Inovasi Mikroba 'Pengikat CO2' Dapat Mengubah Limbah Gas Pabrik Pupuk menjadi Protein untuk Pakan
Pabrik pupuk urea di Indonesia sering menghasilkan emisi gas CO2 sebagai limbah. Inovasi berbasis mikroba menawarkan solusi bioremediasi yang mengubah gas ini menjadi protein. Mikroba khusus yang 'mengikat' CO2 dikembangkan melalui penelitian bioteknologi, memanfaatkan gas limbah sebagai substrat untuk menghasilkan protein mikrobial dalam bioreaktor. Protein ini kemudian dapat diolah menjadi bahan pakan ternak atau ikan yang bernilai tinggi. Dampak dari inovasi ini berlapis: lingkungan karena mengurangi emisi CO2 industri, ekonomi karena mengubah limbah menjadi produk bernilai (protein pakan), dan sosial karena mengurangi ketergantungan pada impor pakan konvensional.
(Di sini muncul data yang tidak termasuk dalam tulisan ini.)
# Saguaro-Biosciences/image-processing-suite

Measured on AMD Instinct MI355X. Metric: fields-of-view/sec, 2080x2080x5ch illum+seg+feat pipe, higher is better.
Workload: dtype fp32 planes / fp64 QC+features / fp32 CPnet (split-fp16 MFMA, f16x3); 1 GPU; configs[1]: 384-well plate, 1 FOV/well, 2080x2080x5ch, illum->seg->feat; batch_per_gpu=48, H=2080, W=2080, C=5, cellpose_model=nuclei, cpnet_weights=cpnet_nuclei_synth.pt, tiles_per_fov=9, parallelism=fov-sharded x1, scheduler=static per-rank steps, steps_this_rank=30, batches_in_flight_per_gpu=2

## Files before the change

### image-processing-suite_amd/csrc/capi.hip

```cpp
#include "cpx_internal.h"
#include <stdarg.h>
#include <stdio.h>
#include <new>

static thread_local char g_err[1024] = {0};

void cpx_set_error(const char* fmt, ...) {
  va_list ap;
  va_start(ap, fmt);
  vsnprintf(g_err, sizeof(g_err), fmt, ap);
  va_end(ap);
}

int cpx_hip_fail(hipError_t e, const char* what) {
  cpx_set_error("HIP error %d (%s) in %s", (int)e, hipGetErrorString(e), what);
  (void)hipGetLastError();
  return e == hipErrorOutOfMemory ? CPX_ERR_OOM : CPX_ERR_HIP;
}

void* cpx_ws(cpx_ctx* ctx, int slot, size_t bytes) {
  if (bytes == 0) bytes = 16;
  if (ctx->ws_bytes[slot] >= bytes) return ctx->ws[slot];
  if (ctx->ws[slot]) {
    (void)hipStreamSynchronize(ctx->stream);
    (void)hipFree(ctx->ws[slot]);
    ctx->ws[slot] = nullptr;
    ctx->ws_bytes[slot] = 0;
  }
  size_t want = bytes + bytes / 4;
  void* p = nullptr;
  hipError_t e = hipMalloc(&p, want);
  if (e != hipSuccess) {
    cpx_hip_fail(e, "workspace hipMalloc");
    return nullptr;
  }
  ctx->ws[slot] = p;
  ctx->ws_bytes[slot] = want;
  ++ctx->ws_gen[slot];
  return p;
}

extern "C" {

int cpx_abi_version(void) { return CPX_ABI_VERSION; }

const char* cpx_last_error(void) { return g_err; }

int cpx_init(int device, cpx_ctx** out) {
  CPX_REQUIRE(out != nullptr, CPX_ERR_ARG, "cpx_init: out is NULL");
  g_err[0] = 0;
  int n = 0;
  CPX_CHECK_HIP(hipGetDeviceCount(&n));
  CPX_REQUIRE(device >= 0 && device < n, CPX_ERR_ARG, "cpx_init: device %d of %d", device, n);
  CPX_CHECK_HIP(hipSetDevice(device));
  cpx_ctx* c = new (std::nothrow) cpx_ctx();
  CPX_REQUIRE(c != nullptr, CPX_ERR_OOM, "cpx_init: host allocation failed");
  c->device = device;
  hipError_t e = hipStreamCreateWithFlags(&c->own_stream, hipStreamNonBlocking);
  if (e != hipSuccess) {
    delete c;
    return cpx_hip_fail(e, "hipStreamCreate");
  }
  c->stream = c->own_stream;
  hipDeviceProp_t prop;
  if (hipGetDeviceProperties(&prop, device) == hipSuccess) c->n_cu = prop.multiProcessorCount;
  *out = c;
  return CPX_OK;
}

void cpx_destroy(cpx_ctx* ctx) {
  if (!ctx) return;
  (void)hipSetDevice(ctx->device);
  if (ctx->stream) (void)hipStreamSynchronize(ctx->stream);
  cpx_fov_free(ctx);
  for (int i = 0; i < kWsSlots; ++i)
    if (ctx->ws[i]) (void)hipFree(ctx->ws[i]);
  if (ctx->own_stream) (void)hipStreamDestroy(ctx->own_stream);
  for (int i = 0; i < cpx_ctx::kGlcmEv; ++i)
    for (int k = 0; k < 2; ++k)
      if (ctx->glcm_ev[i][k]) (void)hipEventDestroy(ctx->glcm_ev[i][k]);
  for (int i = 0; i < cpx_ctx::kSegEv; ++i) {
    for (int k = 0; k < 4; ++k)
      if (ctx->seg_ev[i][k]) (void)hipEventDestroy(ctx->seg_ev[i][k]);
    if (ctx->seg_cnt[i]) (void)hipHostFree(ctx->seg_cnt[i]);
  }
  delete ctx;
}

int cpx_debug_glcm_timing(cpx_ctx* ctx, int enable) {
  CPX_REQUIRE(ctx != nullptr, CPX_ERR_ARG, "cpx_debug_glcm_timing: ctx is NULL");
  if (enable && !ctx->glcm_ev[0][0])
    for (int i = 0; i < cpx_ctx::kGlcmEv; ++i)
      for (int k = 0; k < 2; ++k) CPX_CHECK_HIP(hipEventCreate(&ctx->glcm_ev[i][k]));
  ctx->glcm_timing = enable ? 1 : 0;
  ctx->glcm_nev = 0;
  return CPX_OK;
}

int cpx_debug_glcm_ms(cpx_ctx* ctx, double* ms_out, int* launches_out) {
  CPX_REQUIRE(ctx && ms_out, CPX_ERR_ARG, "cpx_debug_glcm_ms: null argument");
  double ms = 0.0;
  for (int i = 0; i < ctx->glcm_nev; ++i) {
    CPX_CHECK_HIP(hipEventSynchronize(ctx->glcm_ev[i][1]));
    float t = 0.0f;
    CPX_CHECK_HIP(hipEventElapsedTime(&t, ctx->glcm_ev[i][0], ctx->glcm_ev[i][1]));
    ms += t;
  }
  *ms_out = ms;
  if (launches_out) *launches_out = ctx->glcm_nev;
  ctx->glcm_nev = 0;
  return CPX_OK;
}

int cpx_debug_seg_timing(cpx_ctx* ctx, int enable) {
  CPX_REQUIRE(ctx != nullptr, CPX_ERR_ARG, "cpx_debug_seg_timing: ctx is NULL");
  if (enable && !ctx->seg_ev[0][0])
    for (int i = 0; i < cpx_ctx::kSegEv; ++i)
      for (int k = 0; k < 4; ++k) CPX_CHECK_HIP(hipEventCreate(&ctx->seg_ev[i][k]));
  ctx->seg_timing = enable ? 1 : 0;
  ctx->seg_nev = 0;
  return CPX_OK;
}

int cpx_debug_seg_stats(cpx_ctx* ctx, double* follow_ms, double* item_steps, double* fe_reg_ms, int* calls) {
  CPX_REQUIRE(ctx && follow_ms && item_steps && fe_reg_ms, CPX_ERR_ARG, "cpx_debug_seg_stats: null argument");
  double fm = 0.0, st = 0.0, fe = 0.0;
  for (int i = 0; i < ctx->seg_nev; ++i) {
    CPX_CHECK_HIP(hipEventSynchronize(ctx->seg_ev[i][3]));
    float t = 0.0f;
    CPX_CHECK_HIP(hipEventElapsedTime(&t, ctx->seg_ev[i][0], ctx->seg_ev[i][1]));
    fm += t;
    CPX_CHECK_HIP(hipEventElapsedTime(&t, ctx->seg_ev[i][2], ctx->seg_ev[i][3]));
    fe += t;
    const int B = ctx->seg_B[i];
    const int* c = ctx->seg_cnt[i];
    for (int r = 0; r < ctx->seg_rounds[i]; ++r)
      for (int b = 0; b < B; ++b) st += (double)c[r * B + b] * ctx->seg_K[i][r];
  }
  *follow_ms = fm;
  *item_steps = st;
  *fe_reg_ms = fe;
  if (calls) *calls = ctx->seg_nev;
  ctx->seg_nev = 0;
  return CPX_OK;
}

int cpx_debug_flow_error_counts(cpx_ctx* ctx, int out[8]) {
  CPX_REQUIRE(ctx && out, CPX_ERR_ARG, "cpx_debug_flow_error_counts: null argument");
  for (int i = 0; i < 8; ++i) out[i] = 0;
  if (ctx->fe_count_off < 0 || !ctx->ws[WS_SEG_OBJ]) return CPX_OK;
  int c[8];
  CPX_CHECK_HIP(hipMemcpyAsync(c, (const unsigned char*)ctx->ws[WS_SEG_OBJ] + ctx->fe_count_off, sizeof(c),
                               hipMemcpyDeviceToHost, ctx->stream));
  CPX_CHECK_HIP(hipStreamSynchronize(ctx->stream));
  for (int i = 0; i < kFeLists; ++i) out[i] = c[i];
  return CPX_OK;
}

int cpx_debug_flow_error_class(int bh, int bw) { return fe_class(bh, bw); }

int cpx_set_stream(cpx_ctx* ctx, void* hip_stream) {
  CPX_REQUIRE(ctx != nullptr, CPX_ERR_ARG, "cpx_set_stream: ctx is NULL");
  ctx->stream = (hipStream_t)hip_stream;
  if (ctx->own_stream && ctx->stream != ctx->own_stream) {
    (void)hipStreamSynchronize(ctx->own_stream);
    (void)hipStreamDestroy(ctx->own_stream);
    ctx->own_stream = nullptr;
  }
  return CPX_OK;
}

int cpx_sync(cpx_ctx* ctx) {
  CPX_REQUIRE(ctx != nullptr, CPX_ERR_ARG, "cpx_sync: ctx is NULL");
  CPX_CHECK_HIP(hipStreamSynchronize(ctx->stream));
  return CPX_OK;
}

int cpx_stream_create_cu_mask(int device, const uint32_t* cu_mask, int n_words, void** out) {
  CPX_REQUIRE(cu_mask && out && n_words > 0, CPX_ERR_ARG, "cpx_stream_create_cu_mask: bad argument");
  int n = 0;
  CPX_CHECK_HIP(hipGetDeviceCount(&n));
  CPX_REQUIRE(device >= 0 && device < n, CPX_ERR_ARG, "cpx_stream_create_cu_mask: device %d of %d", device, n);
  int prev = 0;
  CPX_CHECK_HIP(hipGetDevice(&prev));
  CPX_CHECK_HIP(hipSetDevice(device));
  hipStream_t s = nullptr;
  const hipError_t e = hipExtStreamCreateWithCUMask(&s, (uint32_t)n_words, cu_mask);
  (void)hipSetDevice(prev);
  if (e != hipSuccess) return cpx_hip_fail(e, "hipExtStreamCreateWithCUMask");
  *out = (void*)s;
  return CPX_OK;
}

int cpx_stream_destroy(void* stream) {
  CPX_REQUIRE(stream != nullptr, CPX_ERR_ARG, "cpx_stream_destroy: stream is NULL");
  CPX_CHECK_HIP(hipStreamSynchronize((hipStream_t)stream));
  CPX_CHECK_HIP(hipStreamDestroy((hipStream_t)stream));
  return CPX_OK;
}

}
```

Sistem ini juga membantu perusahaan pupuk dalam mencapai target net-zero emission. Potensi replikasi sangat besar, terutama di negara-negara dengan industri pupuk atau fermentasi yang menghasilkan CO2. Teknologi ini dapat dikembangkan skala industri, menciptakan ekosistem circular economy dari limbah gas. Penelitian lanjutan diperlukan untuk optimalisasi strain mikroba dan efisiensi proses.